Он осведомился, не хочет ли она вымыть руки, и вызвал девушку, которая провела ее в маленький туалет, находившийся на площадке этажом выше. А через несколько минут они с Уотерфордом уже шагали через сквер, и он плотно свернутым зонтом указывал, куда сворачивать на очередном перекрестке. В ресторане, низком зале со стенами, выложенными дубовыми панелями, с красными бархатными диванами и спокойными внимательными официантами, называвшими Уотерфорда по фамилии, Рут, у которой под воздействием волнения и вина развязался язык, рассказала ему, подстегиваемая его вопросами, о своей семье, о работе в колледже, о том, что она сейчас делает и каких писателей любит. В какой-то момент она увидела за соседним столиком актера, которого знала по фильмам, и Уотерфорд немало позабавил ее, посвятив в детали одной немного скандальной истории, связанной с ним. Теперь Рут сама принялась его расспрашивать. Когда они предполагают выпустить ее книгу? Сколько времени ей придется ждать верстки?
— А у вас есть агент? — спросил Уотерфорд.
— Нет. Он мне нужен?
— Да. Вы запутаетесь в авторских правах. Дешевым изданием занимаемся мы сами, но ведь роман могут опубликовать и за границей — как в Соединенных Штатах, так и на континенте; потом его могут издать в каком-нибудь журнале с продолжением; потом права на экранизацию и так далее.
— Вы могли бы кого-нибудь мне порекомендовать?
— Думаю, что да. Все дело в том, кто вам больше подойдет. Сколько времени вы намерены пробыть в городе?

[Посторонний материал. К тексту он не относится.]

# PrioteasaAndrei/music-style-transfer-ldm

Measured on AMD Instinct MI355X. Metric: UNet denoising steps/sec on 1×128×512 mel-latents, 1/2/4/8 MI355X, higher is better.
Workload: dtype fp32; 1 GPU; config 2: 50-step DDIM reverse sample (49 UNet+update iterations per step), batch 8/GPU, 1x128x512 mel -> [8,32,16,64] latents, eta=0.0, hipGraph replay of 1 concurrent sub-batch chains; global_batch=8, parallelism=dp1 (batch shards)

## Files before the change

include/ldm_capi.h:

```cpp
#ifndef LDM_CAPI_H
#define LDM_CAPI_H

#include <stddef.h>
#include <stdint.h>

#ifdef __cplusplus
extern "C" {
#endif

#define LDM_CAPI_VERSION 1

const char* ldm_last_error(void);
int ldm_capi_version(void);
int ldm_device_count(int* count);

typedef struct ldm_conv_desc {
    int32_t B, Cin, Hin, Win;
    int32_t Cout, Hout, Wout;
    int32_t kh, kw, stride, pad, out_pad;
    int32_t transposed;
    int32_t layout;
} ldm_conv_desc;

enum {
// ... 19 lines not shown
    float bn_eps;
    int32_t act;
    const float* bcast_add;
    const float* skip_add;
    float* act_out;
    int32_t dtype;
} ldm_epilogue;

typedef struct ldm_conv_plan {
    int32_t kind;
    int32_t tm, tn, wk;
    int32_t ks;
    int32_t balance;
    int64_t packed_floats;
    int64_t ws_floats;
} ldm_conv_plan;

int ldm_conv_make_plan(const ldm_conv_desc* d, ldm_conv_plan* plan);
int ldm_conv_tiled_plan(const ldm_conv_desc* d, int32_t dtype, ldm_conv_plan* plan);
int ldm_conv_sconv_plan(const ldm_conv_desc* d, int32_t dtype, ldm_conv_plan* plan);
int ldm_conv_make_plan_forced(const ldm_conv_desc* d, int kind, int tm, int tn, int wk, int ks,
                              ldm_conv_plan* plan);
int ldm_conv_pack_weight(const ldm_conv_desc* d, const ldm_conv_plan* plan, const float* w,
                         float* packed, void* stream);
int32_t ldm_conv_storage16(const ldm_conv_desc* d, const ldm_conv_plan* plan);
int ldm_conv_forward(const ldm_conv_desc* d, const ldm_conv_plan* plan, const float* x, const float* w,
                     const ldm_epilogue* ep, float* y, void* stream);
int ldm_conv_forward_ws(const ldm_conv_desc* d, const ldm_conv_plan* plan, const float* x, const float* w,
                        const ldm_epilogue* ep, float* y, float* workspace, void* stream);
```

— До завтра. Я остановилась у подруги.
— Так или иначе, агент захочет прочесть роман прежде, чем решит, возьмется он представлять ваши интересы или нет. У вас есть лишний экземпляр рукописи?
— Есть еще один.
— В таком случае вам придется переслать его мне, как только вы вернетесь. Вам ведь он не понадобится, правда?
— Думаю, что нет.
— Конечно. Для вас это уже пройденный этап — теперь надо браться за следующий роман. А кроме того, если вы перешлете мне свой экземпляр, вам нечего будет давать читать, и всем придется ждать, пока выйдет книга. — И он улыбнулся.
— Хорошо.
— Писатели, видимо, должны к этому привыкать, — заметил он, возвращаясь к тому, о чем они начали говорить еще у него в кабинете. — Я имею в виду: писать и видеть напечатанным то, о чем они никогда в жизни не стали бы говорить в так называемом «приличном обществе». Честным быть нелегко. Мне кажется, единственный выход из положения — подобрать для себя такую среду, где ты чувствовал бы себя свободно и непринужденно и в то же время не был бы отрезан от источника вдохновения, если употребимо такое слово. От своего материала, если угодно. Вот почему многие молодые писатели после первого же успеха приезжают в Лондон. И вот почему столь многие из них обнаруживают, что, переехав, они потеряли почву, которая их питала. Но есть и другая сторона медали: опасность стать слишком крупной рыбой в слишком маленьком пруду.
— Пруд, может быть, и маленький, — сказала Рут. — Но, по-моему, он глубокий.
— Ну что ж, подождем и увидим, что вы из него выудите в вашей следующей книге. А пока, надеюсь, вы не станете возражать, если сделаетесь очень известной и ваши фотографии появятся в газетах, а?
— Нет, — призналась Рут. — Нет, думаю, что не стану.
— Конечно, — сказал Уотерфорд, — вы были бы редким экземпляром, если бы возражали.
Во второй половине дня, слегка одуревшая от выпитого за обедом вина, Рут поехала на метро к своей подруге, жившей в Бэронз-Корт. Моника Даррел училась вместе с Рут в колледже, но по окончании довольно скоро забросила преподавание и пошла на сцену. Проработав год в провинциальном театре с широким репертуаром, она получила довольно хорошую роль в телевизионном многосерийном фильме и теперь сочетала участие в нем с игрой в одной заново поставленной пьесе, которая уже давно с большим успехом шла в Вест-Энде.
— Написала бы что-нибудь симпатичное для меня, — сказала Моника. — Эта пьеса, в которой я играю, жуткое старье, но публика ее любит, и, похоже, она будет идти всю жизнь. В самом деле, почему бы тебе не написать какую-нибудь потрясную пьесу для телевидения, а затем потребовать, чтобы мне дали главную роль?